WORK ORDER> With nothing left out, give the data back exactly.

GIVEN RECORDS>

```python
def load():
    global _LIB
    if _LIB is not None:
        return _LIB
    import torch
    if not os.path.exists(LIB_PATH):
        raise PdaError(
            "%s not found: build it with `python -m pdanet_amd.build` (hipcc, gfx950). "
            "pdanet_amd has no fallback path." % LIB_PATH)
    lib = ctypes.CDLL(LIB_PATH)
    for name, argtypes in SIGNATURES.items():
        fn = getattr(lib, name)
        fn.argtypes = argtypes
        fn.restype = _i
    lib.pda_nms_mask_words.restype = ctypes.c_int64
    lib.pda_ball_query_cells_scratch_bytes.restype = ctypes.c_int64
    lib.pda_bn_relu_scratch_bytes.restype = ctypes.c_int64
    lib.pda_layer_norm_scratch_bytes.restype = ctypes.c_int64
    lib.pda_linear_wgrad_scratch_bytes.restype = ctypes.c_int64
    lib.pda_linear_split_packed_bytes.restype = ctypes.c_int64
    lib.pda_colsum_scratch_bytes.restype = ctypes.c_int64
    lib.pda_gemm_split_bn_tiles.restype = ctypes.c_int64
    lib.pda_densitynet_scratch_bytes.restype = ctypes.c_int64
    lib.pda_sa_small_train_workspace_bytes.restype = ctypes.c_int64
    lib.pda_sa_xyz_grad_scratch_bytes.restype = ctypes.c_int64
    lib.pda_input_stage_workspace_bytes.restype = ctypes.c_int64
    lib.pda_augment_workspace_bytes.restype = ctypes.c_int64
    lib.pda_augment_steps_workspace_bytes.restype = ctypes.c_int64
    lib.pda_once_eval_workspace_bytes.restype = ctypes.c_int64
    lib.pda_kitti_eval_workspace_bytes.restype = ctypes.c_int64
    lib.pda_kitti_fov_filter_workspace_bytes.restype = ctypes.c_int64
    lib.pda_gt_extract_workspace_bytes.restype = ctypes.c_int64
    lib.pda_abi_version.restype = _i
    lib.pda_last_error.restype = ctypes.c_char_p
    lib.pda_fp_contract_mode.restype = _i
    lib.pda_opt_n_threads.argtypes = [_i]
    lib.pda_opt_n_threads.restype = _i
    lib.pda_fps_coop_timeouts.argtypes = [ctypes.POINTER(ctypes.c_ulonglong), _i]
    lib.pda_fps_coop_timeouts.restype = _i
    lib.pda_debug_fps_spin_limit.argtypes = [_i]
    lib.pda_debug_fps_spin_limit.restype = _i
    lib.pda_debug_fps_exchange_nonzero.argtypes = []
    lib.pda_debug_fps_exchange_nonzero.restype = ctypes.c_longlong
    if lib.pda_abi_version() != ABI_VERSION:
        raise PdaError("libpda_pointnet2.so ABI %d != binding ABI %d: rebuild"
                       % (lib.pda_abi_version(), ABI_VERSION))
    _LIB = lib
    return lib


def check(status, what):
    if status != 0:
        msg = load().pda_last_error().decode("utf-8", "replace")
        raise PdaError("%s failed with status %d: %s" % (what, status, msg))
```

pdanet_amd/csrc/bn_relu.hip:

```cpp
#include "pda_common.h"

namespace pda {

constexpr int BN_BLOCKS = 512;

struct BnShape {
    int64_t rows;
    int c, cg, rpb;
    int ns;
    const float* roww;
    int64_t count;
};

__device__ __forceinline__ float4 pooled_grad(const float* __restrict__ gout, const uint8_t* __restrict__ arg, int64_t r,
                                              int col, const BnShape& s) {
    const int64_t g = r / s.ns;
    const int t = (int)(r - g * s.ns);
    const float4 v = reinterpret_cast<const float4*>(gout)[g * s.cg + col];
    const uchar4 k = reinterpret_cast<const uchar4*>(arg)[g * s.cg + col];
    return make_float4(k.x == t ? v.x : 0.f, k.y == t ? v.y : 0.f, k.z == t ? v.z : 0.f, k.w == t ? v.w : 0.f);
}

__device__ __forceinline__ void block_reduce_cols(double (&a)[4], double (&b)[4], double* lds, int cg, int rpb, double* out_a,
                                                  double* out_b) {
    const int tid = threadIdx.x;
    double* la = lds;
    double* lb = lds + 256 * 4;
#pragma unroll
    for (int k = 0; k < 4; ++k) { la[tid * 4 + k] = a[k]; lb[tid * 4 + k] = b[k]; }
    __syncthreads();
    if (tid < cg) {
        double sa[4] = {0, 0, 0, 0}, sb[4] = {0, 0, 0, 0};
        for (int r = 0; r < rpb; ++r)
#pragma unroll
            for (int k = 0; k < 4; ++k) { sa[k] += la[(r * cg + tid) * 4 + k]; sb[k] += lb[(r * cg + tid) * 4 + k]; }
#pragma unroll
        for (int k = 0; k < 4; ++k) { out_a[tid * 4 + k] = sa[k]; out_b[tid * 4 + k] = sb[k]; }
    }
}

template <bool BWD, typename TX, typename TD, bool POOL = false>
__global__ __launch_bounds__(256) void bn_reduce_kernel(const TX* __restrict__ x, const TD* __restrict__ dy,
                                                        const float* __restrict__ mean_invstd, const float* __restrict__ gamma,
                                                        const float* __restrict__ beta, double* __restrict__ partial, BnShape s,
                                                        const uint8_t* __restrict__ arg = nullptr) {
    __shared__ double lds[2 * 256 * 4];
    const int tid = threadIdx.x;
    double a[4] = {0, 0, 0, 0}, b[4] = {0, 0, 0, 0};
    if (s.cg <= 256) {
        const int col = tid % s.cg, r0 = tid / s.cg;
        float4 mu = make_float4(0, 0, 0, 0), is = mu, g = mu, be = mu;
        if (BWD) {
            mu = reinterpret_cast<const float4*>(mean_invstd)[col];
            is = reinterpret_cast<const float4*>(mean_invstd + s.c)[col];
            g = reinterpret_cast<const float4*>(gamma)[col];
            be = reinterpret_cast<const float4*>(beta)[col];
        }
        const int64_t stride = (int64_t)gridDim.x * s.rpb;
        auto row = [&](int64_t r, const float4& v, const float4& d) {
            if (!BWD) {
                const double w = s.roww ? (double)s.roww[r] : 1.0;
                a[0] += w * v.x; a[1] += w * v.y; a[2] += w * v.z; a[3] += w * v.w;
                b[0] += w * ((double)v.x * v.x); b[1] += w * ((double)v.y * v.y); b[2] += w * ((double)v.z * v.z); b[3] += w * ((double)v.w * v.w);
            } else {
                const float xh[4] = {(v.x - mu.x) * is.x, (v.y - mu.y) * is.y, (v.z - mu.z) * is.z, (v.w - mu.w) * is.w};
                const float gg[4] = {g.x, g.y, g.z, g.w}, bb[4] = {be.x, be.y, be.z, be.w}, dd[4] = {d.x, d.y, d.z, d.w};
#pragma unroll
                for (int k = 0; k < 4; ++k) {
                    const float dyh = (xh[k] * gg[k] + bb[k] > 0.f) ? dd[k] : 0.f;
                    a[k] += dyh;
                    b[k] += (double)dyh * xh[k];
                }
            }
        };
        auto grad = [&](int64_t r) -> float4 {
            if constexpr (!BWD) return make_float4(0, 0, 0, 0);
            else if constexpr (POOL) return pooled_grad(reinterpret_cast<const float*>(dy), arg, r, col, s);
            else return load4(dy + r * s.c + 4 * col);
        };
        constexpr int U = BWD ? 1 : 4;
        int64_t r = (int64_t)blockIdx.x * s.rpb + r0;
        for (; r + (U - 1) * stride < s.rows; r += U * stride) {
            float4 v[U], d[U];
#pragma unroll
            for (int u = 0; u < U; ++u) { v[u] = load4(x + (r + u * stride) * s.c + 4 * col); d[u] = grad(r + u * stride); }
#pragma unroll
            for (int u = 0; u < U; ++u) row(r + u * stride, v[u], d[u]);
        }
        for (; r < s.rows; r += stride) row(r, load4(x + r * s.c + 4 * col), grad(r));
    }
    double* pa = partial + (size_t)blockIdx.x * 2 * s.c;
    block_reduce_cols(a, b, lds, s.cg, s.rpb, pa, pa + s.c);
}
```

RESULT OF THE TASK>
```python
def load():
    global _LIB
    if _LIB is not None:
        return _LIB
    import torch
    if not os.path.exists(LIB_PATH):
        raise PdaError(
            "%s not found: build it with `python -m pdanet_amd.build` (hipcc, gfx950). "
            "pdanet_amd has no fallback path." % LIB_PATH)
    lib = ctypes.CDLL(LIB_PATH)
    for name, argtypes in SIGNATURES.items():
        fn = getattr(lib, name)
        fn.argtypes = argtypes
        fn.restype = _i
    lib.pda_nms_mask_words.restype = ctypes.c_int64
    lib.pda_ball_query_cells_scratch_bytes.restype = ctypes.c_int64
    lib.pda_bn_relu_scratch_bytes.restype = ctypes.c_int64
    lib.pda_layer_norm_scratch_bytes.restype = ctypes.c_int64
    lib.pda_linear_wgrad_scratch_bytes.restype = ctypes.c_int64
    lib.pda_linear_split_packed_bytes.restype = ctypes.c_int64
    lib.pda_colsum_scratch_bytes.restype = ctypes.c_int64
    lib.pda_gemm_split_bn_tiles.restype = ctypes.c_int64
    lib.pda_densitynet_scratch_bytes.restype = ctypes.c_int64
    lib.pda_sa_small_train_workspace_bytes.restype = ctypes.c_int64
    lib.pda_sa_xyz_grad_scratch_bytes.restype = ctypes.c_int64
    lib.pda_input_stage_workspace_bytes.restype = ctypes.c_int64
    lib.pda_augment_workspace_bytes.restype = ctypes.c_int64
    lib.pda_augment_steps_workspace_bytes.restype = ctypes.c_int64
    lib.pda_once_eval_workspace_bytes.restype = ctypes.c_int64
    lib.pda_kitti_eval_workspace_bytes.restype = ctypes.c_int64
    lib.pda_kitti_fov_filter_workspace_bytes.restype = ctypes.c_int64
    lib.pda_gt_extract_workspace_bytes.restype = ctypes.c_int64
    lib.pda_abi_version.restype = _i
    lib.pda_last_error.restype = ctypes.c_char_p
    lib.pda_fp_contract_mode.restype = _i
    lib.pda_opt_n_threads.argtypes = [_i]
    lib.pda_opt_n_threads.restype = _i
    lib.pda_fps_coop_timeouts.argtypes = [ctypes.POINTER(ctypes.c_ulonglong), _i]
    lib.pda_fps_coop_timeouts.restype = _i
    lib.pda_debug_fps_spin_limit.argtypes = [_i]
    lib.pda_debug_fps_spin_limit.restype = _i
    lib.pda_debug_fps_exchange_nonzero.argtypes = []
    lib.pda_debug_fps_exchange_nonzero.restype = ctypes.c_longlong
    if lib.pda_abi_version() != ABI_VERSION:
        raise PdaError("libpda_pointnet2.so ABI %d != binding ABI %d: rebuild"
                       % (lib.pda_abi_version(), ABI_VERSION))
    _LIB = lib
    return lib


def check(status, what):
    if status != 0:
        msg = load().pda_last_error().decode("utf-8", "replace")
        raise PdaError("%s failed with status %d: %s" % (what, status, msg))
```

pdanet_amd/csrc/bn_relu.hip:

```cpp
#include "pda_common.h"

namespace pda {

constexpr int BN_BLOCKS = 512;

struct BnShape {
    int64_t rows;
    int c, cg, rpb;
    int ns;
    const float* roww;
    int64_t count;
};

__device__ __forceinline__ float4 pooled_grad(const float* __restrict__ gout, const uint8_t* __restrict__ arg, int64_t r,
                                              int col, const BnShape& s) {
    const int64_t g = r / s.ns;
    const int t = (int)(r - g * s.ns);
    const float4 v = reinterpret_cast<const float4*>(gout)[g * s.cg + col];
    const uchar4 k = reinterpret_cast<const uchar4*>(arg)[g * s.cg + col];
    return make_float4(k.x == t ? v.x : 0.f, k.y == t ? v.y : 0.f, k.z == t ? v.z : 0.f, k.w == t ? v.w : 0.f);
}

__device__ __forceinline__ void block_reduce_cols(double (&a)[4], double (&b)[4], double* lds, int cg, int rpb, double* out_a,
                                                  double* out_b) {
    const int tid = threadIdx.x;
    double* la = lds;
    double* lb = lds + 256 * 4;
#pragma unroll
    for (int k = 0; k < 4; ++k) { la[tid * 4 + k] = a[k]; lb[tid * 4 + k] = b[k]; }
    __syncthreads();
    if (tid < cg) {
        double sa[4] = {0, 0, 0, 0}, sb[4] = {0, 0, 0, 0};
        for (int r = 0; r < rpb; ++r)
#pragma unroll
            for (int k = 0; k < 4; ++k) { sa[k] += la[(r * cg + tid) * 4 + k]; sb[k] += lb[(r * cg + tid) * 4 + k]; }
#pragma unroll
        for (int k = 0; k < 4; ++k) { out_a[tid * 4 + k] = sa[k]; out_b[tid * 4 + k] = sb[k]; }
    }
}

template <bool BWD, typename TX, typename TD, bool POOL = false>
__global__ __launch_bounds__(256) void bn_reduce_kernel(const TX* __restrict__ x, const TD* __restrict__ dy,
                                                        const float* __restrict__ mean_invstd, const float* __restrict__ gamma,
                                                        const float* __restrict__ beta, double* __restrict__ partial, BnShape s,
                                                        const uint8_t* __restrict__ arg = nullptr) {
    __shared__ double lds[2 * 256 * 4];
    const int tid = threadIdx.x;
    double a[4] = {0, 0, 0, 0}, b[4] = {0, 0, 0, 0};
    if (s.cg <= 256) {
        const int col = tid % s.cg, r0 = tid / s.cg;
        float4 mu = make_float4(0, 0, 0, 0), is = mu, g = mu, be = mu;
        if (BWD) {
            mu = reinterpret_cast<const float4*>(mean_invstd)[col];
            is = reinterpret_cast<const float4*>(mean_invstd + s.c)[col];
            g = reinterpret_cast<const float4*>(gamma)[col];
            be = reinterpret_cast<const float4*>(beta)[col];
        }
        const int64_t stride = (int64_t)gridDim.x * s.rpb;
        auto row = [&](int64_t r, const float4& v, const float4& d) {
            if (!BWD) {
                const double w = s.roww ? (double)s.roww[r] : 1.0;
                a[0] += w * v.x; a[1] += w * v.y; a[2] += w * v.z; a[3] += w * v.w;
                b[0] += w * ((double)v.x * v.x); b[1] += w * ((double)v.y * v.y); b[2] += w * ((double)v.z * v.z); b[3] += w * ((double)v.w * v.w);
            } else {
                const float xh[4] = {(v.x - mu.x) * is.x, (v.y - mu.y) * is.y, (v.z - mu.z) * is.z, (v.w - mu.w) * is.w};
                const float gg[4] = {g.x, g.y, g.z, g.w}, bb[4] = {be.x, be.y, be.z, be.w}, dd[4] = {d.x, d.y, d.z, d.w};
#pragma unroll
                for (int k = 0; k < 4; ++k) {
                    const float dyh = (xh[k] * gg[k] + bb[k] > 0.f) ? dd[k] : 0.f;
                    a[k] += dyh;
                    b[k] += (double)dyh * xh[k];
                }
            }
        };
        auto grad = [&](int64_t r) -> float4 {
            if constexpr (!BWD) return make_float4(0, 0, 0, 0);
            else if constexpr (POOL) return pooled_grad(reinterpret_cast<const float*>(dy), arg, r, col, s);
            else return load4(dy + r * s.c + 4 * col);
        };
        constexpr int U = BWD ? 1 : 4;
        int64_t r = (int64_t)blockIdx.x * s.rpb + r0;
        for (; r + (U - 1) * stride < s.rows; r += U * stride) {
            float4 v[U], d[U];
#pragma unroll
            for (int u = 0; u < U; ++u) { v[u] = load4(x + (r + u * stride) * s.c + 4 * col); d[u] = grad(r + u * stride); }
#pragma unroll
            for (int u = 0; u < U; ++u) row(r + u * stride, v[u], d[u]);
        }
        for (; r < s.rows; r += stride) row(r, load4(x + r * s.c + 4 * col), grad(r));
    }
    double* pa = partial + (size_t)blockIdx.x * 2 * s.c;
    block_reduce_cols(a, b, lds, s.cg, s.rpb, pa, pa + s.c);
}
```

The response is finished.